**What you have to do:** The job is to find each line of the records below that includes the word "typedef" and copy it.

**Entries taken from a collection:**
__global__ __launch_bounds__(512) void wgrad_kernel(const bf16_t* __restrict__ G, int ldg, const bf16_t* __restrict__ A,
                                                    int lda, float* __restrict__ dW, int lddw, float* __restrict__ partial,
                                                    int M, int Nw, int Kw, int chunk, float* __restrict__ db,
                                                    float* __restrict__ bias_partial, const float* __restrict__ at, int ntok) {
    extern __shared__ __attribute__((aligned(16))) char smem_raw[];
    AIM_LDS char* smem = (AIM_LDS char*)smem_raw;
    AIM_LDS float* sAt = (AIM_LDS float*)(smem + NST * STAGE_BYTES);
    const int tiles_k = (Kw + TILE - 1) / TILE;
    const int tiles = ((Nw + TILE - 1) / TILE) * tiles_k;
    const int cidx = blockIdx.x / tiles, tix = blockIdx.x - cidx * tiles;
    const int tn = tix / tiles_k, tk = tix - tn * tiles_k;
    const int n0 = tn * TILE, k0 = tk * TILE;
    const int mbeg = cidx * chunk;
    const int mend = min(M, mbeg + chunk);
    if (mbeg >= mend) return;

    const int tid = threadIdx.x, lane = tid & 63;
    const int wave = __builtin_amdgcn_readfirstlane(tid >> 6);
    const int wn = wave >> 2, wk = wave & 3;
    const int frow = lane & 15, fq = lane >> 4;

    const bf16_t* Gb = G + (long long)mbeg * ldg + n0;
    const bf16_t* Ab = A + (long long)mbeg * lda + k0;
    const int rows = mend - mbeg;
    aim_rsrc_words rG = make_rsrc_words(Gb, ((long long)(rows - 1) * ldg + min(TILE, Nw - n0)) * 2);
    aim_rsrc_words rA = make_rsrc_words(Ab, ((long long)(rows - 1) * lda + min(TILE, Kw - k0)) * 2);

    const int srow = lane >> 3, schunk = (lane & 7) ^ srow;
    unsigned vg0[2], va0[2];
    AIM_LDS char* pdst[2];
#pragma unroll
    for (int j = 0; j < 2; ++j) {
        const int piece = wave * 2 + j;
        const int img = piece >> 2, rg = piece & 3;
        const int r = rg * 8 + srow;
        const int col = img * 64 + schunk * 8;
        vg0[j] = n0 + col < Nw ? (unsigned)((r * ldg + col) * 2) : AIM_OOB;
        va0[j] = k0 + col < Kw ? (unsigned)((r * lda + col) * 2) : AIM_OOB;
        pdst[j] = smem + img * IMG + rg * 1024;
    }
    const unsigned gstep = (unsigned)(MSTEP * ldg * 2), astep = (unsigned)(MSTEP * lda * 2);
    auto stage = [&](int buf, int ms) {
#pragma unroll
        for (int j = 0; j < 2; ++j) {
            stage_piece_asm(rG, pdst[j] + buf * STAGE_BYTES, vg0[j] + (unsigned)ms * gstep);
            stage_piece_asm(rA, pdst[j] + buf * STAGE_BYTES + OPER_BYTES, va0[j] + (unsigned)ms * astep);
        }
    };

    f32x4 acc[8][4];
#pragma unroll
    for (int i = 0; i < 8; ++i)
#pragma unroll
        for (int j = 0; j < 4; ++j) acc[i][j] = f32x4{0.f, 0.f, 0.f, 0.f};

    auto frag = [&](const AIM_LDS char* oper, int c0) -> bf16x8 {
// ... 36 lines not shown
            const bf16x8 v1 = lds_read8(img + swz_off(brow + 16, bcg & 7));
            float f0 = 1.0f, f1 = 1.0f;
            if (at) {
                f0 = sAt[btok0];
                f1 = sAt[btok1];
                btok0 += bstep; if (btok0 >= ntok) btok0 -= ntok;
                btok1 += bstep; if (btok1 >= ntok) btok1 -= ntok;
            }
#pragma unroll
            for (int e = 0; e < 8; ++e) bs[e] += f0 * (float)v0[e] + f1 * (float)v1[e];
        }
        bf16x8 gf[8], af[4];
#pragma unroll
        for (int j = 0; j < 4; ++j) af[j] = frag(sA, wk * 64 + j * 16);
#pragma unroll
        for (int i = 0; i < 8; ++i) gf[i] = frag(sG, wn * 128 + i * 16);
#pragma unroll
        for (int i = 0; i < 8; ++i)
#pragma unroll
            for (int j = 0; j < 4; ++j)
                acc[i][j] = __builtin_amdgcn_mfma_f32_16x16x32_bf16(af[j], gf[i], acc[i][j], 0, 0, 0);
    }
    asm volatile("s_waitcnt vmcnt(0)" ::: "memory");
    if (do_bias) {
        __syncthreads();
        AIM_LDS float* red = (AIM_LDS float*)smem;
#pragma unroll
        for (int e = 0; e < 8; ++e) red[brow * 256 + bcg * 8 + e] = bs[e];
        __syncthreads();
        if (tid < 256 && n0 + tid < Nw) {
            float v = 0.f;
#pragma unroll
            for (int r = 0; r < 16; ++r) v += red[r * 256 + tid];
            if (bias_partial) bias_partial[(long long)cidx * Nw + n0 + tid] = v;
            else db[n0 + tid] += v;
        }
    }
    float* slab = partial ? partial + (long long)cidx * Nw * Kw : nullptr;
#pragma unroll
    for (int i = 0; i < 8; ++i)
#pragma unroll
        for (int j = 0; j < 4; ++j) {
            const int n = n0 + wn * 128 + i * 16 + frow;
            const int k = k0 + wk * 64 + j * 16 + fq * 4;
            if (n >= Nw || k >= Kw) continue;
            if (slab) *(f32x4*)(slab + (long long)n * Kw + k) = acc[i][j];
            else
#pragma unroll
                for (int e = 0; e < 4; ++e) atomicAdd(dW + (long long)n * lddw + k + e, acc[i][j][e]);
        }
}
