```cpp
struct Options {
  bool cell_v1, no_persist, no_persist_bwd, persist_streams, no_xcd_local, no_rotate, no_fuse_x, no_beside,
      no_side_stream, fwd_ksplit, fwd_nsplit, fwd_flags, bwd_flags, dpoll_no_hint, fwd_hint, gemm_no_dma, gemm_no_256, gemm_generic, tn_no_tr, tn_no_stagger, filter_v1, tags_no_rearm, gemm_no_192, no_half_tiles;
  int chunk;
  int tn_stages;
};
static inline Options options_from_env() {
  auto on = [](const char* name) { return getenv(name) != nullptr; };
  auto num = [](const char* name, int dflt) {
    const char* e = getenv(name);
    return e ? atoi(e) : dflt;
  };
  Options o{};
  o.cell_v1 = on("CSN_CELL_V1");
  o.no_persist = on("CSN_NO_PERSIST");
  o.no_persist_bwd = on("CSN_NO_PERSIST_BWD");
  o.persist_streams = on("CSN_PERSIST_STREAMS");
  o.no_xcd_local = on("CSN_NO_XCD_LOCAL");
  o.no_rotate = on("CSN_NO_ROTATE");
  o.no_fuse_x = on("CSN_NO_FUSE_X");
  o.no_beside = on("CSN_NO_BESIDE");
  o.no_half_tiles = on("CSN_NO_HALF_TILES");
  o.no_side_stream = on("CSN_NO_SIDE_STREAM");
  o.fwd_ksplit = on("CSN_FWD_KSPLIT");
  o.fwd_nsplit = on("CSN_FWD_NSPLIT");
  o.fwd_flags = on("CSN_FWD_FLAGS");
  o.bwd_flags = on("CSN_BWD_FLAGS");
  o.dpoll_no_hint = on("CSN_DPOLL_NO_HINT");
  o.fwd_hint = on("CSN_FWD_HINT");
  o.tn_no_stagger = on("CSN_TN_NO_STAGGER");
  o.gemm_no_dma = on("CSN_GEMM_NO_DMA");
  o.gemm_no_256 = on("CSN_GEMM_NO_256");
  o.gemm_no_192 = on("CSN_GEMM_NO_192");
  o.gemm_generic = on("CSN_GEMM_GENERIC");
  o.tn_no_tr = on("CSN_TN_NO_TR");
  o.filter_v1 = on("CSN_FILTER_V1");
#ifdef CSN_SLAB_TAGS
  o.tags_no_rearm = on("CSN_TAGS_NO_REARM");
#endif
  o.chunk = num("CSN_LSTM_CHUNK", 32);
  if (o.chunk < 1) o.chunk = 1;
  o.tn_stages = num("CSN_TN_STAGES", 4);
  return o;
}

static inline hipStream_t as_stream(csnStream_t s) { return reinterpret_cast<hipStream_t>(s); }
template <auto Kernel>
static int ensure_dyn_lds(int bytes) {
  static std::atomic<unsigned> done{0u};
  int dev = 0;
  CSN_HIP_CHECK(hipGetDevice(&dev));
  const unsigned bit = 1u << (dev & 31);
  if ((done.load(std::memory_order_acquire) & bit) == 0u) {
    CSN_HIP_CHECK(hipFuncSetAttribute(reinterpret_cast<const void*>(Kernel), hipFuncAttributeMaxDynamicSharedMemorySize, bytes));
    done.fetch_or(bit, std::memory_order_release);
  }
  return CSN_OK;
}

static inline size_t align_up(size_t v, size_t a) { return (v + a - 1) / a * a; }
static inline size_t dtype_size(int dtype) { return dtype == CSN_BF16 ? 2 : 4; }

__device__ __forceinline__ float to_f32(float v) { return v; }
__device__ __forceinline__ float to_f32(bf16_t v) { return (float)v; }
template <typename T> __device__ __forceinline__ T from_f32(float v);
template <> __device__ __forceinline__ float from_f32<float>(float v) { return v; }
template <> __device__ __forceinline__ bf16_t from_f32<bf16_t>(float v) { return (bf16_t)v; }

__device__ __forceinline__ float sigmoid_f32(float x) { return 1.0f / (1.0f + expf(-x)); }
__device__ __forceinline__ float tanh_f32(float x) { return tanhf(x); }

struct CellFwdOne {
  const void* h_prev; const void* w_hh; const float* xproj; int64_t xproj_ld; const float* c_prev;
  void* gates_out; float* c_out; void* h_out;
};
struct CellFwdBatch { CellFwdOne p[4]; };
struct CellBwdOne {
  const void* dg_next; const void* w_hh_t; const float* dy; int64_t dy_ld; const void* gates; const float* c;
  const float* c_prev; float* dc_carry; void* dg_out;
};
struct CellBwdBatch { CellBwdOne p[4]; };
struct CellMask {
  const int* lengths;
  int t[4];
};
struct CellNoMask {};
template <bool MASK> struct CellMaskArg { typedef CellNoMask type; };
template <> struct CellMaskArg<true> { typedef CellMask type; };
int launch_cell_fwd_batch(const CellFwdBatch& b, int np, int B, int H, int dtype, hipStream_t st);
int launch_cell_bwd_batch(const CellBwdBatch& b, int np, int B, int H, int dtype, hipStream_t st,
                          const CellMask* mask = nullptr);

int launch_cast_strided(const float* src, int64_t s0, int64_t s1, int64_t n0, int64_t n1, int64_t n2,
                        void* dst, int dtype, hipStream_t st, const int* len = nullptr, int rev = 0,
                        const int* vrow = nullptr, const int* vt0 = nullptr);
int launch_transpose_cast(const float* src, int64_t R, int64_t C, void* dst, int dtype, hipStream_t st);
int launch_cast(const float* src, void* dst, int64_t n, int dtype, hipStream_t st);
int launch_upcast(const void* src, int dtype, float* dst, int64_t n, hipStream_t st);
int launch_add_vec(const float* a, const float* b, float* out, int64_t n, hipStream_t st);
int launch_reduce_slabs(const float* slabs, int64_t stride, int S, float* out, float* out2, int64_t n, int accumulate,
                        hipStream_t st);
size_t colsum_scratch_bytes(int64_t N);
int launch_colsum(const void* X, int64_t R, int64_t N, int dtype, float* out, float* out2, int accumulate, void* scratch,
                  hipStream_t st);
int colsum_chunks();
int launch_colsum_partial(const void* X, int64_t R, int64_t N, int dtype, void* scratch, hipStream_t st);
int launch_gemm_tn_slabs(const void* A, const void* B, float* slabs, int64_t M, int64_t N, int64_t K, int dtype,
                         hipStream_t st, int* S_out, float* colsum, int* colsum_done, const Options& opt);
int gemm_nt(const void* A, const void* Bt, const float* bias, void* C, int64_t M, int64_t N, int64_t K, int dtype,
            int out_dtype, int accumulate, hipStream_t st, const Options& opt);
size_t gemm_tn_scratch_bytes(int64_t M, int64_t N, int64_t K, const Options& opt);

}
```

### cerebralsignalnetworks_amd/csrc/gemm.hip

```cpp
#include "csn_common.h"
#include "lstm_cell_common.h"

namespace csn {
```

**Response for this exercise:**
template <bool MASK> struct CellMaskArg { typedef CellNoMask type; };
template <> struct CellMaskArg<true> { typedef CellMask type; };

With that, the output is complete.